In the material below, transcribe every line from the first through the line holding "int b0 = INT_MAX, b1", exactly, and stop after that line.

==============================

__global__ __launch_bounds__(256) void hamming_knn2_kernel(const uint8_t* __restrict__ q, const int* __restrict__ nq,
                                                           int nq_cap, const uint8_t* __restrict__ t,
                                                           const int* __restrict__ nt, int nt_cap,
                                                           int* __restrict__ idx0, int* __restrict__ d0o,
                                                           int* __restrict__ idx1, int* __restrict__ d1o) {
    __shared__ uint4 tr[kKnnChunk * 2];
    const int pair = blockIdx.y;
    const int nQ = min(nq[pair], nq_cap), nT = min(nt[pair], nt_cap);
    const int qi = blockIdx.x * kKnnQ + threadIdx.x;
    if (blockIdx.x * kKnnQ >= nQ) return;
    const bool active = qi < nQ;
    uint32_t a[8];
    {
        const uint4* qp = reinterpret_cast<const uint4*>(q + ((size_t)pair * nq_cap + (active ? qi : 0)) * 32);
        const uint4 x = qp[0], y = qp[1];
        a[0] = x.x; a[1] = x.y; a[2] = x.z; a[3] = x.w; a[4] = y.x; a[5] = y.y; a[6] = y.z; a[7] = y.w;
    }
    int b0 = INT_MAX, b1 = INT_MAX, j0 = -1, j1 = -1;
    const uint4* tp = reinterpret_cast<const uint4*>(t + (size_t)pair * nt_cap * 32);
    for (int base = 0; base < nT; base += kKnnChunk) {
        const int n = min(kKnnChunk, nT - base);
        __syncthreads();
        for (int i = threadIdx.x; i < n * 2; i += 256) tr[i] = tp[(size_t)base * 2 + i];
        __syncthreads();
        for (int j = 0; j < n; ++j) {
            const uint4 x = tr[2 * j], y = tr[2 * j + 1];
            int d = __popc(a[0] ^ x.x) + __popc(a[1] ^ x.y) + __popc(a[2] ^ x.z) + __popc(a[3] ^ x.w) +
                    __popc(a[4] ^ y.x) + __popc(a[5] ^ y.y) + __popc(a[6] ^ y.z) + __popc(a[7] ^ y.w);
            if (d < b1) {
                if (d < b0) {
                    b1 = b0; j1 = j0; b0 = d; j0 = base + j;
                } else {
                    b1 = d; j1 = base + j;
                }
            }
        }
    }
    if (active) {
        const size_t o = (size_t)pair * nq_cap + qi;
        idx0[o] = j0; d0o[o] = b0; idx1[o] = j1; d1o[o] = b1;
    }
}

__global__ __launch_bounds__(256) void line_match_finish_kernel(const int* __restrict__ n1, const int* __restrict__ n2,
                                                                int cap1, int cap2, const int* __restrict__ i0_12,
                                                                const int* __restrict__ d0_12,
                                                                const int* __restrict__ d1_12,
                                                                const int* __restrict__ i0_21,
                                                                const int* __restrict__ d0_21,
                                                                const int* __restrict__ d1_21, float nnr,
                                                                int* __restrict__ m12, int* __restrict__ nmatch) {
    __shared__ int s_cnt;
    const int p = blockIdx.x;
    const int a = min(n1[p], cap1), b = min(n2[p], cap2);
    if (threadIdx.x == 0) s_cnt = 0;
    __syncthreads();
    int local = 0;
    for (int i = threadIdx.x; i < a; i += 256) {
        const size_t o = (size_t)p * cap1 + i;
        int m = -1;
        if (b >= 2 && (float)d0_12[o] < (float)d1_12[o] * nnr) m = i0_12[o];
        if (m >= 0) {
            const size_t q = (size_t)p * cap2 + m;
            const int back = (a >= 2 && (float)d0_21[q] < (float)d1_21[q] * nnr) ? i0_21[q] : -1;
            if (back != i) m = -1;
        }
        m12[o] = m;
        local += m >= 0;
    }
    atomicAdd(&s_cnt, local);
    __syncthreads();
    if (threadIdx.x == 0) nmatch[p] = s_cnt;
}

int launch_knn2(const uint8_t* d_q, const int* d_nq, int nq_cap, const uint8_t* d_t, const int* d_nt, int nt_cap,
                int n_pairs, int* i0, int* d0, int* i1, int* d1, hipStream_t st) {
    if (n_pairs <= 0 || nq_cap <= 0) return PLVI_OK;
    dim3 grid((nq_cap + kKnnQ - 1) / kKnnQ, n_pairs);
    hipLaunchKernelGGL(hamming_knn2_kernel, grid, dim3(256), 0, st, d_q, d_nq, nq_cap, d_t, d_nt, nt_cap, i0, d0, i1,
                       d1);
    PLVI_CHECK(hipGetLastError());
    return PLVI_OK;
}

struct MatchCtx {
    std::mutex mu;
    DevBuf q, t, cnt, out;
    size_t qcap = 0, tcap = 0;
    hipStream_t st = nullptr;
    int ensure(size_t nq, size_t nt) {
        if (!st) PLVI_CHECK(hipStreamCreateWithFlags(&st, hipStreamNonBlocking));
        if (nq > qcap) {
            q.~DevBuf(); new (&q) DevBuf();
            out.~DevBuf(); new (&out) DevBuf();
            if (q.alloc(nq * 32) || out.alloc(nq * 4 * sizeof(int))) return PLVI_E_HIP;
            qcap = nq;
        }
        if (nt > tcap) {
            t.~DevBuf(); new (&t) DevBuf();
            if (t.alloc(nt * 32)) return PLVI_E_HIP;
            tcap = nt;
        }
        if (!cnt.p && cnt.alloc(2 * sizeof(int))) return PLVI_E_HIP;
        return PLVI_OK;
    }
};
static MatchCtx g_match;

int knn2_host(const uint8_t* q, int nq, const uint8_t* t, int nt, int* i0, int* d0, int* i1, int* d1) {
    if (nq < 0 || nt < 0 || (nq && !q) || (nt && !t)) return PLVI_E_BADARG;
    if (nq == 0) return PLVI_OK;
    std::lock_guard<std::mutex> lk(g_match.mu);
    int rc = g_match.ensure((size_t)nq, (size_t)std::max(nt, 1));
    if (rc) return rc;
    hipStream_t st = g_match.st;
    int counts[2] = {nq, nt};
    PLVI_CHECK(hipMemcpyAsync(g_match.q.p, q, (size_t)nq * 32, hipMemcpyHostToDevice, st));
    if (nt) PLVI_CHECK(hipMemcpyAsync(g_match.t.p, t, (size_t)nt * 32, hipMemcpyHostToDevice, st));
    PLVI_CHECK(hipMemcpyAsync(g_match.cnt.p, counts, sizeof(counts), hipMemcpyHostToDevice, st));
    int* o = g_match.out.as<int>();
    rc = launch_knn2(g_match.q.as<uint8_t>(), g_match.cnt.as<int>(), nq, g_match.t.as<uint8_t>(),
                     g_match.cnt.as<int>() + 1, std::max(nt, 1), 1, o, o + nq, o + 2 * nq, o + 3 * nq, st);
    if (rc) return rc;
    std::vector<int> h((size_t)4 * nq);
    PLVI_CHECK(hipMemcpyAsync(h.data(), o, h.size() * sizeof(int), hipMemcpyDeviceToHost, st));
    PLVI_CHECK(hipStreamSynchronize(st));
    for (int i = 0; i < nq; ++i) {
        if (i0) i0[i] = h[i];
        if (d0) d0[i] = h[nq + i];
        if (i1) i1[i] = h[2 * nq + i];
        if (d1) d1[i] = h[3 * nq + i];
    }
    return PLVI_OK;
}

}

extern "C" int plvi_hamming_knn2_batch(const uint8_t* d_q, const int* d_nq, int nq_cap, const uint8_t* d_t,
                                       const int* d_nt, int nt_cap, int n_pairs, int* d_idx0, int* d_d0, int* d_idx1,
                                       int* d_d1, void* stream) {
    if (!d_q || !d_t || !d_nq || !d_nt || nq_cap < 0 || nt_cap < 0 || n_pairs < 0) return PLVI_E_BADARG;
    return plvi::launch_knn2(d_q, d_nq, nq_cap, d_t, d_nt, nt_cap, n_pairs, d_idx0, d_d0, d_idx1, d_d1,
                             (hipStream_t)stream);
}

extern "C" int plvi_line_match_batch(const uint8_t* d_desc1, const int* d_n1, int cap1, const uint8_t* d_desc2,
                                     const int* d_n2, int cap2, int n_pairs, float nnr, int* d_scratch,
                                     int* d_matches_12, int* d_nmatch, void* stream) {
    if (!d_desc1 || !d_desc2 || !d_n1 || !d_n2 || !d_scratch || !d_matches_12 || !d_nmatch || n_pairs < 0)
        return PLVI_E_BADARG;
    if (n_pairs == 0) return PLVI_OK;
    hipStream_t st = (hipStream_t)stream;
    int* s = d_scratch;
    int *i0a = s, *d0a = s + (size_t)n_pairs * cap1, *i1a = s + 2 * (size_t)n_pairs * cap1,
        *d1a = s + 3 * (size_t)n_pairs * cap1;
    int* t = s + 4 * (size_t)n_pairs * cap1;
    int *i0b = t, *d0b = t + (size_t)n_pairs * cap2, *i1b = t + 2 * (size_t)n_pairs * cap2,
        *d1b = t + 3 * (size_t)n_pairs * cap2;
    int rc = plvi::launch_knn2(d_desc1, d_n1, cap1, d_desc2, d_n2, cap2, n_pairs, i0a, d0a, i1a, d1a, st);
    if (rc) return rc;
    rc = plvi::launch_knn2(d_desc2, d_n2, cap2, d_desc1, d_n1, cap1, n_pairs, i0b, d0b, i1b, d1b, st);
    if (rc) return rc;
    hipLaunchKernelGGL(plvi::line_match_finish_kernel, dim3(n_pairs), dim3(256), 0, st, d_n1, d_n2, cap1, cap2, i0a,
                       d0a, d1a, i0b, d0b, d1b, nnr, d_matches_12, d_nmatch);
    PLVI_CHECK(hipGetLastError());
    return PLVI_OK;
}
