+    {
+        const __amdgpu_buffer_rsrc_t ro = __builtin_amdgcn_make_buffer_rsrc(
+            bd.out + b * bd.ob, static_cast<short>(0),
+            4 * ((bd.Cout - 1) * static_cast<int>(bd.oc) + (D3 ? (bd.Do - 1) * static_cast<int>(bd.od) : 0) +
+                 (bd.Ho - 1) * static_cast<int>(bd.oh) + bd.Wo),
+            0x00020000);
+        const int nel = TH * CPB * 16;
+        const int per = GB * NPB;
+        for (int e = tid; e < nel; e += 64 * NW) {
+            const int tr = pk_div(e, geo.m_cb);
+            const int r = e - tr * CPB * 16;
+            const int co = r >> 4, n = r & 15;
+            const float* rp = red + tr * per * CPB * 16 + r;
+            float v = rp[0];
+            for (int k = 1; k < per; ++k) v = v + rp[k * CPB * 16];
+            v = gelu_erf(v * ep[64 + co] + ep[96 + co]);
+            const int yb = yb0 + tr, xb = xb0 + n;
+            const bool ok = n < kPkVB && xb < bd.Wo && yb < bd.Ho && co < bd.Cout;
+            const unsigned vo = ok ? 4u * (co * static_cast<int>(bd.oc) + xb) : kOOB;
+            const int so = 4 * ((D3 ? zb * static_cast<int>(bd.od) : 0) + min(yb, bd.Ho - 1) * static_cast<int>(bd.oh));
+            store_b32(__float_as_uint(v), ro, static_cast<int>(vo), so);
+        }
+    }
+}
+
+size_t pk_geo(const esm_conv_desc& a, const esm_conv_desc& b, bool d3, int th, PkGeo* geo) {
+    const int np = d3 ? 3 : 1, na = th + 2;
+    const int ga = (a.Cin + 3) / 4, gb = (b.Cin + 3) / 4;
+    const int cpa = 4 * ((a.Cout + 3) / 4), cpb = 4 * ((b.Cout + 3) / 4);
+    const int segs = std::min(np, a.Do) * std::min(na, a.Ho);
+    const int red = std::max(segs * ga * cpa * 16, th * gb * np * cpb * 16);
+    const int acs = pk_acs(np, na);
+    if (geo) *geo = PkGeo{th, acs, red, pk_magic(ga), pk_magic(gb), pk_magic(b.Do), pk_magic(cpa * 16), pk_magic(cpb * 16)};
+    return sizeof(float) * (static_cast<size_t>(red) + static_cast<size_t>(cpa) * acs + 128);
+}
+
+template <bool D3, int SA, int MT>
+int launch_pk(const esm_conv_desc& a, const esm_conv_desc& b, hipStream_t s) {
+    const int tiles_w = ceil_div(b.Wo, kPkVB);
+    const long long planes = static_cast<long long>(b.Do) * a.B;
+    const int sel = (b.hint >> 26) & 3;
+    int th = sel == 3 ? 4 : sel;
+    if (!th) {
+        th = 1;
+        while (th < 4 && tiles_w * static_cast<long long>(ceil_div(b.Ho, th)) * planes > 256) th *= 2;
+    }
+    while (th > 1 && pk_geo(a, b, D3, th, nullptr) > kPkMaxLds) th /= 2;
+    PkGeo geo;
+    const size_t lds = pk_geo(a, b, D3, th, &geo);
+    if (lds > kPkMaxLds) return arg_error("conv pair (K-split): tile does not fit LDS");
+    const dim3 grid(tiles_w, ceil_div(b.Ho, th), static_cast<unsigned>(planes));
+    if (grid.y > 65535u || planes > 65535) return arg_error("conv pair (K-split): grid too large");
+    hipLaunchKernelGGL((pairk_kernel<D3, SA, MT, kPkWaves>), grid, dim3(64 * kPkWaves), lds, s, a, b, geo);
+    return check_launch("conv pair (K-split)");
+}
+
+}
+
+bool pairk_ok(const esm_conv_desc& a, const esm_conv_desc& b) {
+    const bool a3 = a.kd > 1 || a.Di > 1 || a.Do > 1, b3 = b.kd > 1 || b.Di > 1 || b.Do > 1;
+    if (a3 != b3 || a.transposed || b.transposed || a.shuffle > 1 || b.shuffle > 1) return false;
+    if (a.kh != 3 || a.kw != 3 || b.kh != 3 || b.kw != 3 || a.kd != (a3 ? 3 : 1) || b.kd != (a3 ? 3 : 1)) return false;
+    if ((a.stride != 1 && a.stride != 2) || b.stride != 1) return false;
+    if (a.ph != 1 || a.pw != 1 || b.ph != 1 || b.pw != 1 || (a3 && (a.pd != 1 || b.pd != 1))) return false;
+    if (a.Cin < 1 || a.Cin > 48 || a.Cout < 1 || a.Cout > 32 || b.Cin != a.Cout || b.Cout < 1 || b.Cout > 32) return false;
+    if (a.act != ESM_ACT_GELU || b.act != ESM_ACT_GELU) return false;
+    if (a.mul || a.res || a.up || a.out2 || a.post_scale != 1.f || a.pre) return false;
+    if (b.mul || b.res || b.up || b.out2 || b.post_scale != 1.f || b.pre || !b.out) return false;
+    if (a.nsrc < 1 || a.nsrc > ESM_MAX_SRC || !direct_ok(a)) return false;
+    int cs = 0;
+    for (int i = 0; i < a.nsrc; ++i) cs += a.src[i].C;
+    if (cs < a.Cin) return false;
+    if (b.B != a.B || b.Di != a.Do || b.Hi != a.Ho || b.Wi != a.Wo || b.Do != b.Di || b.Ho != b.Hi || b.Wo != b.Wi) return false;
+    if (a.Do < 1 || a.Ho < 1 || a.Wo < 1 || a.B < 1) return false;
+    const long long last = (b.Cout - 1) * b.oc + (a3 ? (b.Do - 1) * b.od : 0) + (b.Ho - 1) * b.oh + b.Wo;
+    if (4 * last >= static_cast<long long>(kOOB) || b.oc >= (1 << 28) || b.od >= (1 << 28) || b.oh >= (1 << 28)) return false;
+    return pk_geo(a, b, a3, 1, nullptr) <= kPkMaxLds;
+}
+
+int launch_pairk(const esm_conv_desc& a, const esm_conv_desc& b, hipStream_t s) {
+    if (!pairk_ok(a, b)) return arg_error("conv pair (K-split): unsupported pair");
+    const bool d3 = a.kd > 1;
+    const bool mt2 = a.Cout > 16 || b.Cout > 16;
+#define ESM_PK(D, S) (mt2 ? launch_pk<D, S, 2>(a, b, s) : launch_pk<D, S, 1>(a, b, s))
+    if (d3) return a.stride == 2 ? ESM_PK(true, 2) : ESM_PK(true, 1);
+    return a.stride == 2 ? ESM_PK(false, 2) : ESM_PK(false, 1);
+#undef ESM_PK
+}
+
+}
+}
diff --git a/esmstereo_amd/engine.py b/esmstereo_amd/engine.py
--- a/esmstereo_amd/engine.py
+++ b/esmstereo_amd/engine.py
@@ -655,22 +655,66 @@
 
 
 PAIR2_ENABLED = _ab("ESM_PAIR2", "1") != "0"
+PAIRK_ENABLED = _ab("ESM_PAIRK", "1") != "0"
+PAIRK_MAX_VOX = int(_ab("ESM_PAIRK_MAX_VOX", "4096"))
+HINT_PAIRK = 1 << 28
+
+
+def _pair_out(pa: PackedConv, srcs: Sequence[torch.Tensor]) -> Tuple[int, ...]:
+    ext = tuple((int(v) + 2 * pa.pad - pa.k) // pa.stride + 1 for v in srcs[0].shape[2:])
+    return ((1,) + ext) if pa.nd == 2 else ext
+
+
+def _pair2_lds_supported(pa: PackedConv, pb: PackedConv, srcs: Sequence[torch.Tensor]) -> bool:
+    if pa.nd != 2 or pb.nd != 2 or pa.transposed or pb.transposed:
+        return False
+    if pa.cout != 16 or pb.cin != 16 or pb.cout > 16 or pa.cin > (64 if pa.k == 1 else 48):
+        return False
+    if not ((pa.k == 3 and pa.stride in (1, 2)) or (pa.k in (1, 5) and pa.stride == 1)):
+        return False
+    if pb.stride != 1 or pb.k not in (1, 3) or pa.act != ACT_GELU or pb.act != ACT_GELU:
+        return False
+    return len(srcs) == 1 or all(int(t.shape[1]) % 4 == 0 for t in srcs)
+
+
+def pairk_supported(pa: PackedConv, pb: PackedConv, srcs: Sequence[torch.Tensor]) -> bool:
+    if not PAIR2_ENABLED or pa.nd != pb.nd or pa.transposed or pb.transposed:
+        return False
+    if (pa.k, pa.pad) != (3, 1) or (pb.k, pb.pad, pb.stride) != (3, 1, 1) or pa.stride not in (1, 2):
+        return False
+    if not (1 <= pa.cin <= 48 and 1 <= pa.cout <= 32 and pb.cin == pa.cout and 1 <= pb.cout <= 32):
+        return False
+    if pa.act != ACT_GELU or pb.act != ACT_GELU:
+        return False
+    if len(srcs) > 1 and any(int(t.shape[1]) % 4 for t in srcs):
+        return False
+    Do, Ho, _ = _pair_out(pa, srcs)
+    if min(_pair_out(pa, srcs)) < 1:
+        return False
+    np_ = 3 if pa.nd == 3 else 1
+    ga, gb = (pa.cin + 3) // 4, (pb.cin + 3) // 4
+    cpa, cpb = 4 * ((pa.cout + 3) // 4), 4 * ((pb.cout + 3) // 4)
+    red = max(min(np_, Do) * min(3, Ho) * ga * cpa * 16, gb * np_ * cpb * 16)
+    acs = np_ * 3 * 18
+    acs += (16 - acs % 32) % 32
+    return 4 * (red + cpa * acs + 128) <= 64 * 1024
 
 
 def pair2_supported(pa: PackedConv, pb: PackedConv, srcs: Sequence[torch.Tensor]) -> bool:
-    if not PAIR2_ENABLED or pa.nd != 2 or pb.nd != 2 or pa.transposed or pb.transposed:
-        return False
-    if pa.cout != 16 or pb.cin != 16 or pb.cout > 16 or pa.cin > (64 if pa.k == 1 else 48):
-        return False
-    if not ((pa.k == 3 and pa.stride in (1, 2)) or (pa.k in (1, 5) and pa.stride == 1)):
-        return False
-    if pb.stride != 1 or pb.k not in (1, 3) or pa.act != ACT_GELU or pb.act != ACT_GELU:
-        return False
-    return len(srcs) == 1 or all(int(t.shape[1]) % 4 == 0 for t in srcs)
+    return PAIR2_ENABLED and (_pair2_lds_supported(pa, pb, srcs) or pairk_supported(pa, pb, srcs))
+
+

==============================

- Solution to this problem -
__global__ __launch_bounds__(256) void hamming_knn2_kernel(const uint8_t* __restrict__ q, const int* __restrict__ nq,
                                                           int nq_cap, const uint8_t* __restrict__ t,
                                                           const int* __restrict__ nt, int nt_cap,
                                                           int* __restrict__ idx0, int* __restrict__ d0o,
                                                           int* __restrict__ idx1, int* __restrict__ d1o) {
    __shared__ uint4 tr[kKnnChunk * 2];
    const int pair = blockIdx.y;
    const int nQ = min(nq[pair], nq_cap), nT = min(nt[pair], nt_cap);
    const int qi = blockIdx.x * kKnnQ + threadIdx.x;
    if (blockIdx.x * kKnnQ >= nQ) return;
    const bool active = qi < nQ;
    uint32_t a[8];
    {
        const uint4* qp = reinterpret_cast<const uint4*>(q + ((size_t)pair * nq_cap + (active ? qi : 0)) * 32);
        const uint4 x = qp[0], y = qp[1];
        a[0] = x.x; a[1] = x.y; a[2] = x.z; a[3] = x.w; a[4] = y.x; a[5] = y.y; a[6] = y.z; a[7] = y.w;
    }
    int b0 = INT_MAX, b1 = INT_MAX, j0 = -1, j1 = -1;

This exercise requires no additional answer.